Smaller high-speed fans of equivalent displacement are incapable of producing the same effect.

The power to drive a fan increases roughly with the cube of the average air speed through the fan. A commercial fan delivering air at 20 miles per hour (mph) requires about 64 times as much power as a similar sized fan delivering air at five mph.

Airspeed, combined with fan "effectiveness," means that when the objective is to cool people or animals, very large, low-speed commercial fans are more efficient and effective than small high-speed fans.

===Measuring fan performance===

In general, Air Movement and Control Association Standard 230 sets uniform testing procedures for determining ceiling fan performance.

AMCA 230 establishes uniform methods of laboratory testing for air circulating fans in order to determine performance in terms of thrust for rating, certification or guarantee purposes. The 1999 version described a method to determine the thrust developed and used a simple equation to convert the measured thrust to airflow. During the periodic review process, it was determined that the calculated airflow was too high; therefore this version no longer artificially calculates airflow, but leaves the measured performance in units of thrust.

The current version, AMCA 230–12, reintroduced airflow rate with a revised equation, and new efficiency metrics. The official scope of the standard was limited to ceiling fans under 6 ft in diameter. Therefore, the current standard does not apply to HVLS fans. A new version of the standard is currently under review.

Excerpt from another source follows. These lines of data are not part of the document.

template <int DT, bool UPS, int CIN, int EP>
__global__ void __launch_bounds__(kThreads, 2)
k_conv_tail(const TailArgs ain) {
    constexpr bool TAIL = EP == EP_TAIL;
    static_assert(CIN % 64 == 0 && (TAIL ? CIN == 128 : true), "64-channel steps; the fused tail is the 128-channel head.2");
    constexpr int NQ = CIN / 64;
    TailArgs a = ain;
    if (blockIdx.y == 1) {
        a.Wc = ain.Wc2; a.W4 = ain.W42; a.bias = ain.bias2; a.b4 = ain.b42;
        a.X = ain.X + (size_t)ain.B * ain.IH * ain.IW * CIN;
        if (TAIL) {
            a.pts = ain.pts + (size_t)ain.B * ain.H * ain.W * 3;
            a.conf = ain.conf + (size_t)ain.B * ain.H * ain.W;
        } else {
            a.Y = ain.Y + (size_t)ain.B * ain.H * ain.W * ain.cout;
            if (EP == EP_ADD) a.R = ain.R + (size_t)ain.B * ain.H * ain.W * ain.cout;
        }
    }
    if (!TAIL) {
        const int z = blockIdx.z;
        a.Wc += (size_t)z * 128 * 9 * CIN;
        if (a.bias) a.bias += z * 128;
        a.Y += z * 128;
        if (EP == EP_ADD) a.R += z * 128;
    }
    extern __shared__ __attribute__((aligned(16))) unsigned char lds[];
    unsigned char *halo = lds, *wst = lds + kHaloBytes, *patch = lds + kHaloBytes + 2 * kWStage;
    const int tid = threadIdx.x, lane = tid & 63, wave = tid >> 6;
    const int wp = wave >> 1, wc = wave & 1;
    const int tiles_x = (a.W + TW - 1) / TW, tiles_y = a.H / TH;
    const int nwg = tiles_x * tiles_y * a.B;
    const int bid = xcd_remap(blockIdx.x, nwg);
    const int b = bid / (tiles_x * tiles_y), trem = bid - b * tiles_x * tiles_y;
    const int ty = trem / tiles_x, tx = trem - ty * tiles_x;
    const int oy0 = ty * TH, ox0 = tx * TW;
    const bf16_t *img = a.X + (size_t)b * a.IH * a.IW * CIN;

    auto stage_w = [&](int tap, int half, int buf) {
        unsigned char *base = wst + buf * kWStage;
#pragma unroll
        for (int i = 0; i < 2; ++i) {
            const int slot = i * kThreads + tid;
            const int row = slot >> 3, cp = slot & 7;
            const int c = half * 8 + (cp ^ ((row >> 1) & 7));
            glds16(a.Wc + ((size_t)row * 9 + tap) * CIN + c * 8, base + i * (kThreads * 16) + wave * 1024);
        }
    };
    const float sy = UPS && a.H > 1 ? (float)(a.IH - 1) / (float)(a.H - 1) : 0.f;
    const float sx = UPS && a.W > 1 ? (float)(a.IW - 1) / (float)(a.W - 1) : 0.f;
    const int py0 = (int)((float)max(oy0 - 1, 0) * sy), px0 = (int)((float)max(ox0 - 1, 0) * sx);
    auto stage_patch = [&](int half) {
        for (int wi = wave; wi < (PH * PW * 8 + 63) / 64; wi += kThreads / 64) {
            int slot = wi * 64 + lane;
            slot = slot < PH * PW * 8 ? slot : PH * PW * 8 - 1;
            const int pp = slot >> 3, c = slot & 7;
            const int y = min(py0 + pp / PW, a.IH - 1), x = min(px0 + pp % PW, a.IW - 1);
            glds16(img + ((size_t)y * a.IW + x) * CIN + (half * 8 + c) * 8, patch + wi * 1024);
        }
    };
    auto stage_halo_direct = [&](int half) {
        for (int wi = wave; wi < (kHaloPix * 8 + 63) / 64; wi += kThreads / 64) {
            int slot = wi * 64 + lane;
            const bool live = slot < kHaloPix * 8;
            slot = live ? slot : kHaloPix * 8 - 1;
            const int pix = slot >> 3, cp = slot & 7;
            const int hy = pix / HW, hx = pix - hy * HW;
            const int iy = oy0 + hy - 1, ix = ox0 + hx - 1;
            const int c = half * 8 + (cp ^ ((hx >> 1) & 7));
            const bool in = iy >= 0 && iy < a.H && ix >= 0 && ix < a.W;
            const void *src = in ? (const void *)(img + ((size_t)iy * a.IW + ix) * CIN + c * 8) : (const void *)a.zero16;
            if (wi * 64 + 64 <= kHaloPix * 8) glds16(src, halo + wi * 1024);
            else if (live) *reinterpret_cast<uint4 *>(halo + (size_t)slot * 16) = *reinterpret_cast<const uint4 *>(src);
        }
    };
    auto blend_halo = [&]() {
        for (int slot = tid; slot < kHaloPix * 8; slot += kThreads) {
            const int pix = slot >> 3, cp = slot & 7;
            const int hy = pix / HW, hx = pix - hy * HW;
            const int iy = oy0 + hy - 1, ix = ox0 + hx - 1;
            const int c = cp ^ ((hx >> 1) & 7);
            uint4 o = make_uint4(0u, 0u, 0u, 0u);
            if (iy >= 0 && iy < a.H && ix >= 0 && ix < a.W) {
                const float fy = iy * sy, fx = ix * sx;
                int y0 = (int)fy, x0 = (int)fx;
                y0 = min(y0, a.IH - 1); x0 = min(x0, a.IW - 1);
                const int y1 = min(y0 + 1, a.IH - 1), x1 = min(x0 + 1, a.IW - 1);
                const float wy = fy - (float)y0, wx = fx - (float)x0;
                const unsigned char *p = patch + c * 16;
                union U { uint4 q; unsigned w[4]; } q00, q01, q10, q11, r;
                q00.q = *reinterpret_cast<const uint4 *>(p + ((y0 - py0) * PW + (x0 - px0)) * 128);
                q01.q = *reinterpret_cast<const uint4 *>(p + ((y0 - py0) * PW + (x1 - px0)) * 128);
                q10.q = *reinterpret_cast<const uint4 *>(p + ((y1 - py0) * PW + (x0 - px0)) * 128);
                q11.q = *reinterpret_cast<const uint4 *>(p + ((y1 - py0) * PW + (x1 - px0)) * 128);
#pragma unroll
                for (int k = 0; k < 4; ++k) {
                    const float tl = lo16<DT>(q00.w[k]) * (1.f - wx) + lo16<DT>(q01.w[k]) * wx;
                    const float bl = lo16<DT>(q10.w[k]) * (1.f - wx) + lo16<DT>(q11.w[k]) * wx;
                    const float th = hi16<DT>(q00.w[k]) * (1.f - wx) + hi16<DT>(q01.w[k]) * wx;
                    const float bh = hi16<DT>(q10.w[k]) * (1.f - wx) + hi16<DT>(q11.w[k]) * wx;
                    r.w[k] = pack16<DT>(tl * (1.f - wy) + bl * wy, th * (1.f - wy) + bh * wy);
                }
                o = r.q;
            }
            *reinterpret_cast<uint4 *>(halo + (size_t)slot * 16) = o;
        }
    };

    f32x4 acc[8][4];
#pragma unroll
    for (int i = 0; i < 8; ++i)
#pragma unroll
        for (int j = 0; j < 4; ++j) acc[i][j] = f32x4{0.f, 0.f, 0.f, 0.f};
    const int frow = lane & 15, fch = lane >> 4;
    int w_off[4];
#pragma unroll
    for (int j = 0; j < 4; ++j) {
        const int r = wc * 64 + j * 16 + frow;
        w_off[j] = r * 128 + ((fch ^ ((r >> 1) & 7)) << 4);
    }

    const int group = wave >> 2;
    bf16x8 af[8], wf[4];
    const int pix_of_row = (int)((0x3D9F2A40E6C851B7ULL >> (4 * frow)) & 15);
    auto col_offset = [&](int hx) { return hx * 128 + ((fch ^ ((hx >> 1) & 7)) << 4); };
    auto read_frags = [&](int g, int tap, int ks) {
        const int ky = tap / 3, kx = tap - ky * 3;
        const unsigned char *wsrc = wst + (g & 1) * kWStage;
        const int flip = ks << 6;
        const int c0 = col_offset(pix_of_row + kx) ^ flip;
        const int c1 = col_offset(16 + pix_of_row + kx) ^ flip;
        const unsigned char *rowp = halo + (wp * 4 + ky) * (HW * 128);
#pragma unroll
        for (int j = 0; j < 4; ++j) wf[j] = *reinterpret_cast<const bf16x8 *>(wsrc + (w_off[j] ^ flip));
#pragma unroll
        for (int i = 0; i < 8; ++i)
            af[i] = *reinterpret_cast<const bf16x8 *>(rowp + (i >> 1) * (HW * 128) + ((i & 1) ? c1 : c0));
        if (!TAIL && a.relu_in) {
#pragma unroll
            for (int i = 0; i < 8; ++i) af[i] = relu_frag(af[i]);
        }
    };
    auto mfma_all = [&]() {
        __builtin_amdgcn_s_setprio(1);
#pragma unroll
        for (int i = 0; i < 8; ++i)
#pragma unroll
            for (int j = 0; j < 4; ++j) acc[i][j] = mfma16<DT>(wf[j], af[i], acc[i][j]);
        __builtin_amdgcn_s_setprio(0);
    };
    auto phase_end = [&]() {
        __builtin_amdgcn_sched_barrier(0);
        __builtin_amdgcn_s_barrier();
        __builtin_amdgcn_sched_barrier(0);
    };
    auto phase_end_wait = [&]() {
        __builtin_amdgcn_sched_barrier(0);
        asm volatile("s_waitcnt vmcnt(0)" ::: "memory");
        __builtin_amdgcn_s_barrier();
        __builtin_amdgcn_sched_barrier(0);
    };
    auto prefetch_w = [&](int g) { if (g + 1 < 9 * NQ) stage_w((g + 1) % 9, (g + 1) / 9, (g + 1) & 1); };
    auto run_half = [&](int half) {
        if (group == 0) {
#pragma unroll 1
            for (int tap = 0; tap < 9; ++tap) {
                const int g = half * 9 + tap;
                read_frags(g, tap, 0);
                prefetch_w(g);
                asm volatile("s_waitcnt lgkmcnt(0)" ::: "memory");
                phase_end();
                mfma_all();
                phase_end();
                read_frags(g, tap, 1);
                asm volatile("s_waitcnt lgkmcnt(0)" ::: "memory");
                phase_end();
                mfma_all();
                phase_end_wait();
            }
            phase_end();
        } else {
#pragma unroll 1
            for (int tap = 0; tap < 9; ++tap) {
                const int g = half * 9 + tap;
                if (tap > 0) mfma_all();
                phase_end();
                read_frags(g, tap, 0);
                prefetch_w(g);
                asm volatile("s_waitcnt lgkmcnt(0)" ::: "memory");
                phase_end();
                mfma_all();
                phase_end();
                read_frags(g, tap, 1);
                asm volatile("s_waitcnt lgkmcnt(0)" ::: "memory");
                phase_end_wait();
            }
            mfma_all();
            phase_end();
        }
    };

    stage_w(0, 0, 0);
    if (UPS) stage_patch(0); else stage_halo_direct(0);
    asm volatile("s_waitcnt vmcnt(0)" ::: "memory");
    lds_barrier();
#pragma unroll 1
    for (int q = 0; q < NQ; ++q) {
        if (UPS) {
            blend_halo();
            lds_barrier();
            if (q + 1 < NQ) stage_patch(q + 1);
        } else if (q > 0) {
            stage_halo_direct(q);
            asm volatile("s_waitcnt vmcnt(0)" ::: "memory");
            lds_barrier();
        }
        run_half(q);
    }

    if constexpr (EP == EP_ADD) {
        const int r = lane & 15, gq = lane >> 4;
        constexpr int RS = 272;
        unsigned char *wl = halo + wave * (32 * RS);
        float4 bj[4];
#pragma unroll
        for (int j = 0; j < 4; ++j)
            bj[j] = a.bias ? *reinterpret_cast<const float4 *>(a.bias + wc * 64 + j * 16 + gq * 4) : make_float4(0.f, 0.f, 0.f, 0.f);
        auto pix = [&](int pass, int rl, int &oy, int &ox) {
            const int i = pass * 2 + (rl >> 4);
            oy = oy0 + wp * 4 + (i >> 1);
            ox = ox0 + (i & 1) * 16 + (int)((0x3D9F2A40E6C851B7ULL >> (4 * (rl & 15))) & 15);
        };
        uint4 q[2][4];
        auto load_resid = [&](int pass, uint4 (&dst)[4]) {
#pragma unroll
            for (int it = 0; it < 4; ++it) {
                const int c = it * 64 + lane, rl = c >> 3, ch = c & 7;
                int oy, ox;
                pix(pass, rl, oy, ox);
                ox = ox < a.W ? ox : a.W - 1;
                dst[it] = *reinterpret_cast<const uint4 *>(a.R + (((size_t)b * a.H + oy) * a.W + ox) * a.cout + wc * 64 + ch * 8);
            }
        };
        load_resid(0, q[0]);
#pragma unroll
        for (int pass = 0; pass < 4; ++pass) {
            if (pass + 1 < 4) load_resid(pass + 1, q[(pass + 1) & 1]);
#pragma unroll
            for (int ii = 0; ii < 2; ++ii)
#pragma unroll
                for (int j = 0; j < 4; ++j) {
                    const f32x4 v = acc[pass * 2 + ii][j];
                    *reinterpret_cast<float4 *>(wl + (ii * 16 + r) * RS + ((j * 4 + gq) << 4)) =
                        make_float4(v[0] + bj[j].x, v[1] + bj[j].y, v[2] + bj[j].z, v[3] + bj[j].w);
                }
            asm volatile("s_waitcnt lgkmcnt(0)" ::: "memory");
#pragma unroll
            for (int it = 0; it < 4; ++it) {
                const int c = it * 64 + lane, rl = c >> 3, ch = c & 7;
                const float4 f0 = *reinterpret_cast<const float4 *>(wl + rl * RS + ch * 32);
                const float4 f1 = *reinterpret_cast<const float4 *>(wl + rl * RS + ch * 32 + 16);
                const uint4 u = q[pass & 1][it];
                uint4 o;
                o.x = pack16<DT>(f0.x + lo16<DT>(u.x), f0.y + hi16<DT>(u.x));
                o.y = pack16<DT>(f0.z + lo16<DT>(u.y), f0.w + hi16<DT>(u.y));
                o.z = pack16<DT>(f1.x + lo16<DT>(u.z), f1.y + hi16<DT>(u.z));
                o.w = pack16<DT>(f1.z + lo16<DT>(u.w), f1.w + hi16<DT>(u.w));
                int oy, ox;
                pix(pass, rl, oy, ox);
                if (ox < a.W)
                    *reinterpret_cast<uint4 *>(a.Y + (((size_t)b * a.H + oy) * a.W + ox) * a.cout + wc * 64 + ch * 8) = o;
            }
            asm volatile("" ::: "memory");
        }
    } else if constexpr (!TAIL) {
        const int r = lane & 15, gq = lane >> 4;
        unsigned char *wl = halo + wave * 8192;
        float4 bj[4];
#pragma unroll
        for (int j = 0; j < 4; ++j)
            bj[j] = a.bias ? *reinterpret_cast<const float4 *>(a.bias + wc * 64 + j * 16 + gq * 4) : make_float4(0.f, 0.f, 0.f, 0.f);
#pragma unroll
        for (int pass = 0; pass < 2; ++pass) {
#pragma unroll
            for (int ii = 0; ii < 4; ++ii)
#pragma unroll
                for (int j = 0; j < 4; ++j) {
                    f32x4 v = acc[pass * 4 + ii][j];
                    v[0] += bj[j].x; v[1] += bj[j].y; v[2] += bj[j].z; v[3] += bj[j].w;
                    if (EP == EP_RELU) {
#pragma unroll
                        for (int e = 0; e < 4; ++e) v[e] = v[e] > 0.f ? v[e] : 0.f;
                    }
                    uint2 pk;
                    pk.x = pack16<DT>(v[0], v[1]); pk.y = pack16<DT>(v[2], v[3]);
                    *reinterpret_cast<uint2 *>(wl + (ii * 16 + r) * 128 + (((j * 2 + (gq >> 1)) ^ ((r >> 1) & 7)) << 4) + (((gq ^ r) & 1) << 3)) = pk;
                }
            asm volatile("s_waitcnt lgkmcnt(0)" ::: "memory");
#pragma unroll
            for (int it = 0; it < 8; ++it) {
                const int c = it * 64 + lane, rl = c >> 3, ch = c & 7;
                uint4 v = *reinterpret_cast<const uint4 *>(wl + rl * 128 + ((ch ^ ((rl >> 1) & 7)) << 4));
                if (rl & 1) v = uint4{v.z, v.w, v.x, v.y};
                const int i = pass * 4 + (rl >> 4);
                const int oy = oy0 + wp * 4 + (i >> 1);
                const int ox = ox0 + (i & 1) * 16 + (int)((0x3D9F2A40E6C851B7ULL >> (4 * (rl & 15))) & 15);
                if (ox < a.W)
                    *reinterpret_cast<uint4 *>(a.Y + (((size_t)b * a.H + oy) * a.W + ox) * a.cout + wc * 64 + ch * 8) = v;
            }
            asm volatile("" ::: "memory");
        }
    } else {
        const int r = lane & 15, gq = lane >> 4;
        float part[8][4];
    #pragma unroll
        for (int i = 0; i < 8; ++i)
    #pragma unroll
            for (int o = 0; o < 4; ++o) part[i][o] = 0.f;
    #pragma unroll
        for (int j = 0; j < 4; ++j) {
            const int n = wc * 64 + j * 16 + gq * 4;
            const float4 bq = a.bias ? *reinterpret_cast<const float4 *>(a.bias + n) : make_float4(0.f, 0.f, 0.f, 0.f);
            float w4[4][4];
    #pragma unroll
            for (int o = 0; o < 4; ++o) {
                const uint2 q = *reinterpret_cast<const uint2 *>(a.W4 + (size_t)o * 128 + n);
                w4[o][0] = lo16<DT>(q.x); w4[o][1] = hi16<DT>(q.x); w4[o][2] = lo16<DT>(q.y); w4[o][3] = hi16<DT>(q.y);
            }
    #pragma unroll
            for (int i = 0; i < 8; ++i) {
                const f32x4 v = acc[i][j];
                const float h[4] = {fmaxf(v[0] + bq.x, 0.f), fmaxf(v[1] + bq.y, 0.f), fmaxf(v[2] + bq.z, 0.f), fmaxf(v[3] + bq.w, 0.f)};
    #pragma unroll
                for (int o = 0; o < 4; ++o)
                    part[i][o] += (h[0] * w4[o][0] + h[1] * w4[o][1]) + (h[2] * w4[o][2] + h[3] * w4[o][3]);
            }
        }
    #pragma unroll
        for (int i = 0; i < 8; ++i)
    #pragma unroll
            for (int o = 0; o < 4; ++o) {
                float v = part[i][o];
                v += __shfl_xor(v, 16, 64);
                v += __shfl_xor(v, 32, 64);
                part[i][o] = v;
            }
        float *red = reinterpret_cast<float *>(wst);
        if (gq == 0) {
    #pragma unroll
            for (int i = 0; i < 8; ++i)
                *reinterpret_cast<float4 *>(red + (((wp * 2 + wc) * 8 + i) * 16 + r) * 4) = make_float4(part[i][0], part[i][1], part[i][2], part[i][3]);
        }
        __syncthreads();
        {
            const int i = 4 * wc + gq;
            const float4 p0 = *reinterpret_cast<const float4 *>(red + (((wp * 2 + 0) * 8 + i) * 16 + r) * 4);
            const float4 p1 = *reinterpret_cast<const float4 *>(red + (((wp * 2 + 1) * 8 + i) * 16 + r) * 4);
            const int oy = oy0 + wp * 4 + (i >> 1), ox = ox0 + (i & 1) * 16 + pix_of_row;
            if (ox < a.W) {
                const float x = p0.x + p1.x + a.b4[0], y = p0.y + p1.y + a.b4[1];
                const float z = p0.z + p1.z + a.b4[2], c = p0.w + p1.w + a.b4[3];
                const float d = sqrtf(x * x + y * y + z * z);
                const float sc = expm1f(d) / fmaxf(d, 1e-8f);
                const size_t m = ((size_t)b * a.H + oy) * a.W + ox;
                a.pts[3 * m + 0] = x * sc; a.pts[3 * m + 1] = y * sc; a.pts[3 * m + 2] = z * sc;
                a.conf[m] = 1.0f + expf(c);
            }
        }
    }
}

}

==Heating and cooling benefits==

Air movement can have a significant influence on human thermal comfort. Wind chill in cold conditions is considered detrimental, but air movement in neutral to warm environments is considered beneficial. This is because normally under conditions with air temperatures above about 74 °F (23.3°C), the body needs to lose heat in order to maintain a constant internal temperature.

Unlike air conditioners, which cool rooms, fans cool people. Ceiling fans increase air speed at the occupant level, which facilitates more efficient heat rejection, cooling the occupant, rather than the space. Elevated air speed increases the rate of convective and evaporative heat loss from the body, thus making the occupant feel cooler without changing the dry bulb temperature of the air.

Hot air is less dense than cold air, which causes hot air to naturally rise to the ceiling level through a process called convection. In still air, layers of constant temperature form, the coldest at the bottom and the warmest at the top. This is called stratification. The most efficient and effective way of mixing the air in a stratified space is to push the hot air down to the occupant level. This allows for complete mixing of the air in the space while decreasing both heat loss through the building walls and roof, and building energy consumption. To avoid causing a draft, fans need to be run slowly so that air speed at the occupant level does not exceed 40 ft/min.